▼
# scrubbbbs/cbird

Measured on AMD Instinct MI355X. Metric: Hamming comparisons/sec + images hashed/sec, 1M-image index, 1/2/4/8 MI355X, higher is better.
Workload: dtype u64 hashes as 64 x FP4 signs, f32 accumulate (find, exact) / u8+f32 (hash)

## Files before the change

cbird_amd/csrc/hamm64_mfma.hip:

```cpp
#include <algorithm>
#include <mutex>
#include <vector>

#include "cbh_internal.h"
#include "fp4_sign.h"

namespace cbh {
namespace {

typedef _Float16 h2 __attribute__((ext_vector_type(2)));
typedef unsigned v4u_t __attribute__((ext_vector_type(4)));

constexpr int kThreads = 256;
constexpr int kWaves = 4;
constexpr int kHT = 8;
constexpr int kG = 2;
constexpr int e8m0(int e) { return (int)((uint32_t)(127 + e) * 0x01010101u); }

constexpr uint32_t kNeedlePad = 384;
constexpr uint32_t kNeedleBytes = 80;
struct NeedleScratch {
  uint32_t nq_pad;
  __host__ __device__ constexpr uint32_t words() const { return 0u; }
  __host__ __device__ constexpr uint32_t fold() const { return 2u * nq_pad; }
  __host__ __device__ constexpr uint32_t pre48() const { return 3u * nq_pad; }
  __host__ __device__ constexpr uint32_t pre16() const { return pre48() + nq_pad / 128u * 192u; }
  __host__ __device__ constexpr uint32_t total() const { return pre16() + nq_pad / 128u * 64u; }
};
static_assert(kNeedlePad % 64u == 0 && kNeedlePad % 96u == 0 && kNeedlePad % 128u == 0,
              "whole pairs, triples and quadruples of needle tiles");
static_assert(NeedleScratch{kNeedlePad}.total() * 16u == kNeedlePad * kNeedleBytes &&
                  NeedleScratch{5u * kNeedlePad}.total() * 16u == 5u * kNeedlePad * kNeedleBytes,
              "the regions add up to kNeedleBytes per padded needle");

__global__ __launch_bounds__(256) void k_expand_needles(const uint64_t* __restrict__ q, uint32_t nq,
                                                        uint32_t nq_pad, uint4* __restrict__ qx) {
  const uint32_t i = blockIdx.x * 256u + threadIdx.x;
  const NeedleScratch L{nq_pad};
  if (i >= L.total()) return;
  const uint32_t* w = reinterpret_cast<const uint32_t*>(q);
  if (i < L.fold()) {
    qx[i] = fp4_expand32((i >> 1) < nq ? w[i] : 0u);
  } else if (i < L.pre48()) {
    const uint32_t j = i - L.fold();
    qx[i] = fp4_expand32(j < nq ? w[2u * j] ^ w[2u * j + 1u] : 0u);
  } else if (i < L.pre16()) {
    const uint32_t u = i - L.pre48(), quad = u / 192u, m = (u % 192u) >> 6, c = u & 31u, kb = (u >> 5) & 1u;
    uint2 o[2];
#pragma unroll
    for (uint32_t k = 0; k < 2; ++k) {
      const uint32_t s = 2u * (2u * m + kb) + k, j = quad * 128u + (s / 3u) * 32u + c;
      const uint32_t lo = j < nq ? w[2u * j] : 0u, hi = j < nq ? w[2u * j + 1u] : 0u;
      o[k] = fp4_expand16(pre48_sub(lo, hi, s % 3u), s == 3u || s == 7u || s == 9u ? kFp4Four : kFp4Half);
    }
    qx[i] = make_uint4(o[0].x, o[0].y, o[1].x, o[1].y);
  } else {
    const uint32_t u = i - L.pre16(), c = u & 31u, kb = (u >> 5) & 1u;
    const uint32_t j0 = (u >> 6) * 128u + kb * 64u + c, j1 = j0 + 32u;
    const uint2 lo = fp4_expand16(j0 < nq ? fold16(w[2u * j0], w[2u * j0 + 1u]) : 0u, kFp4Half);
    const uint2 hi = fp4_expand16(j1 < nq ? fold16(w[2u * j1], w[2u * j1 + 1u]) : 0u, kFp4Four);
    qx[i] = make_uint4(lo.x, lo.y, hi.x, hi.y);
  }
}

__device__ __forceinline__ uint32_t as_u32(float f) { return __builtin_bit_cast(uint32_t, f); }
__device__ __forceinline__ void wave_order() {
  asm volatile("" ::: "memory");
  __builtin_amdgcn_wave_barrier();
  asm volatile("" ::: "memory");
}
__device__ __forceinline__ uint32_t wave_rank(uint64_t m, uint32_t base = 0u) {
  return __builtin_amdgcn_mbcnt_hi((uint32_t)(m >> 32), __builtin_amdgcn_mbcnt_lo((uint32_t)m, base));
}
__device__ __forceinline__ uint32_t cd_row(uint32_t g, uint32_t lane) { return (g & 3u) + 8u * (g >> 2) + 4u * (lane >> 5); }

struct HitParams {
  uint32_t thresh, n, nq, keep0;
  const uint64_t* q;
  const uint32_t* ids;
  cbh_record* rec;
  unsigned long long cap;
  unsigned long long* total;
  const uint2* hay;
  const uint2* qmask;
};

constexpr uint32_t kOutCap = 128;
__device__ __forceinline__ void out_flush(uint32_t* s_out, uint32_t& nout, const HitParams& hp) {
  if (nout == 0) return;
  wave_order();
  const uint32_t lane = threadIdx.x & 63u;
  unsigned long long base = 0;
  if (lane == 0) base = atomicAdd(hp.total, (unsigned long long)nout);
  const uint32_t blo = (uint32_t)__builtin_amdgcn_readfirstlane((int)(uint32_t)base);
  const uint32_t bhi = (uint32_t)__builtin_amdgcn_readfirstlane((int)(uint32_t)(base >> 32));
  base = ((unsigned long long)bhi << 32) | blo;
  for (uint32_t k = lane; k < nout; k += 64u) {
    const uint2 r = *reinterpret_cast<const uint2*>(&s_out[2u * k]);
    if (base + k < hp.cap) hp.rec[base + k] = ((cbh_record)r.y << 32) | r.x;
  }
  wave_order();
  nout = 0;
}
__device__ __forceinline__ void out_push(uint32_t* s_out, uint32_t& nout, bool has, uint32_t qidx, uint32_t dist,
                                         uint32_t id, const HitParams& hp) {
  const uint64_t m = __builtin_amdgcn_ballot_w64(has);
  if (m == 0) return;
  const uint32_t c = (uint32_t)__popcll(m);
  if (nout + c > kOutCap) out_flush(s_out, nout, hp);
  if (has) *reinterpret_cast<uint2*>(&s_out[2u * wave_rank(m, nout)]) = make_uint2(id, (qidx << 7) | dist);
  nout += c;
}

__device__ __forceinline__ bool mask_ok(const HitParams& hp, uint32_t row, uint32_t qi, uint64_t nv) {
  if (!hp.qmask) return true;
  const uint2 hv = hp.hay[row], mk = hp.qmask[qi];
  return (((hv.x ^ (uint32_t)nv) & mk.x) | ((hv.y ^ (uint32_t)(nv >> 32)) & mk.y)) == 0;
}
__device__ __forceinline__ void out_match(uint32_t* s_out, uint32_t& nout, bool under, uint32_t row, uint32_t qi,
                                          uint64_t nv, uint32_t dist, const HitParams& hp) {
  bool has = false;
  uint32_t id = 0;
  if (under && row < hp.n && mask_ok(hp, row, qi, nv)) {
    id = hp.ids[row];
    has = id != 0 || hp.keep0;
  }
  out_push(s_out, nout, has, qi, dist, id, hp);
}

template <int N, class Step>
__device__ __forceinline__ void needle_loop(const uint4* base, uint32_t voff, uint32_t nsteps, uint32_t last, Step&& step) {
  const __amdgpu_buffer_rsrc_t rsrc = __builtin_amdgcn_make_buffer_rsrc(const_cast<uint4*>(base), 0, (int)0xffffffffu, 0x27000);
  auto load = [&](uint32_t s, uint4 (&o)[N]) __attribute__((always_inline)) {
#pragma unroll
    for (uint32_t m = 0; m < (uint32_t)N; ++m) {
      const v4u_t v = __builtin_amdgcn_raw_buffer_load_b128(rsrc, (int)voff, (int)(min(s * N + m, last) * 1024u), 0);
      o[m] = make_uint4(v.x, v.y, v.z, v.w);
    }
  };
  uint4 x[N], y[N];
  load(0, x);
#pragma unroll 1
  for (uint32_t s = 0; s < nsteps; s += 2) {
    load(min(s + 1, nsteps - 1), y);
    step(s, x);
    if (s + 1 < nsteps) {
      load(min(s + 2, nsteps - 1), x);
      step(s + 1, y);
    }
  }
}
constexpr uint32_t kNoClamp = 0xffffffffu;

constexpr uint32_t kFlagMaskPre = (1u << 5) | (1u << 11) | (1u << 17) | (1u << 23);
constexpr uint32_t kFieldOnes = 1u + (1u << 6) + (1u << 12) + (1u << 18);

constexpr uint32_t kPendCap = 320;
constexpr uint32_t kOutOff = 2u * kPendCap;
constexpr uint32_t kItemOff = kOutOff + 2u * kOutCap;
constexpr uint32_t kItemCap = 63u + 64u * 8u;
constexpr uint32_t kPreQueue = kItemOff + kItemCap + 1u;
static_assert(kPendCap >= 63u + (kHT / kG) * 64u, "pending list: every lane of every group of a step");
static_assert(kG == 2, "a descriptor names the two reduction chains of a group of 32 registers");

template <int A, int B, int G>
__device__ __forceinline__ uint32_t or_regs(const v16f (&c)[G]) {
  static_assert(B - A >= 3, "range");
  uint32_t o = as_u32(c[A >> 4][A & 15]) | as_u32(c[(A + 1) >> 4][(A + 1) & 15]) | as_u32(c[(A + 2) >> 4][(A + 2) & 15]);
#pragma unroll
  for (int r = A + 3; r < B; r += 2)
    o |= as_u32(c[r >> 4][r & 15]) | (r + 1 < B ? as_u32(c[(r + 1) >> 4][(r + 1) & 15]) : 0u);
  return o;
}

#define CBH_SCALED_MFMA(A, B, C, SCALE_B) __builtin_amdgcn_mfma_scale_f32_32x32x64_f8f6f4(A, B, C, 4, 4, 0, kScaleOne, 0, SCALE_B)

struct Pre32 {
  static constexpr int kTiles = kHT, kOps = 2;
  static constexpr uint32_t operands(NeedleScratch L) { return L.fold(); }
  static __device__ __forceinline__ uint32_t last_op(uint32_t n_pairs, uint32_t p0) { return n_pairs - 1u - p0; }
  static __device__ __forceinline__ v8i hay(uint2 hv, uint32_t) { return fp4_operand(fp4_expand32(hv.x ^ hv.y)); }
  static __device__ __forceinline__ uint32_t bias(uint32_t t) { return 16u + (t - 1u); }
  static __device__ __forceinline__ int scale(int m, uint32_t half) {
    return m == 0 ? (half ? e8m0(5) : e8m0(-1)) : (half ? e8m0(17) : e8m0(11));
  }
  static __device__ __forceinline__ void chain(const v8i (&a)[kTiles], int t0, const v8i (&b)[kOps], const v16f& c0,
                                               const int (&sc)[kOps], v16f (&c)[kG]) {
#pragma unroll
    for (int t = 0; t < kG; ++t) c[t] = CBH_SCALED_MFMA(a[t0 + t], b[0], c0, sc[0]);
#pragma unroll
    for (int t = 0; t < kG; ++t) c[t] = CBH_SCALED_MFMA(a[t0 + t], b[1], c[t], sc[1]);
  }
};

struct Pre48 {
  static constexpr int kTiles = 6, kOps = 3;
  static constexpr uint32_t operands(NeedleScratch L) { return L.pre48(); }
  static __device__ __forceinline__ uint32_t last_op(uint32_t, uint32_t) { return kNoClamp; }
  static __device__ __forceinline__ v8i hay(uint2 hv, uint32_t half) {
    const uint32_t e0 = pre48_sub(hv.x, hv.y, 0), e1 = pre48_sub(hv.x, hv.y, 1), e2 = pre48_sub(hv.x, hv.y, 2);
    const uint2 s0 = fp4_expand16(half ? e2 : e0, kFp4Half);
    const uint2 s1 = fp4_expand16(half ? e0 : e1, half ? kFp4Four : kFp4Half);
    const uint2 s2 = fp4_expand16(half ? e1 : e2, kFp4Half);
    const uint2 s3 = fp4_expand16(half ? e2 : e0, half ? kFp4Half : kFp4Four);
    return v8i{(int)s0.x, (int)s0.y, (int)s1.x, (int)s1.y, (int)s2.x, (int)s2.y, (int)s3.x, (int)s3.y};
  }
  static __device__ __forceinline__ uint32_t bias(uint32_t t) { return 8u + t; }
  static __device__ __forceinline__ int scale(int m, uint32_t half) {
    return m == 0 ? e8m0(1) : m == 1 ? (half ? e8m0(10) : e8m0(7)) : (half ? e8m0(19) : e8m0(13));
  }
  static __device__ __forceinline__ void chain(const v8i (&a)[kTiles], int t0, const v8i (&b)[kOps], const v16f& c0,
                                               const int (&sc)[kOps], v16f (&c)[kG]) {
#pragma unroll
    for (int m = 0; m < kOps; ++m)
#pragma unroll
      for (int t = 0; t < kG; ++t) {
        const v8i& h = a[t0 + t];
        c[t] = CBH_SCALED_MFMA((v8i{h[2 * m], h[2 * m + 1], h[2 * m + 2], h[2 * m + 3], 0, 0, 0, 0}), b[m], m ? c[t] : c0, sc[m]);
      }
  }
};
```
▲
## Your assignment
The line containing "Workload: dtype u64" marks the end. Please print exactly every line from the top of the data to it, both included, and nothing more.

## Solution
# scrubbbbs/cbird

Measured on AMD Instinct MI355X. Metric: Hamming comparisons/sec + images hashed/sec, 1M-image index, 1/2/4/8 MI355X, higher is better.
Workload: dtype u64 hashes as 64 x FP4 signs, f32 accumulate (find, exact) / u8+f32 (hash)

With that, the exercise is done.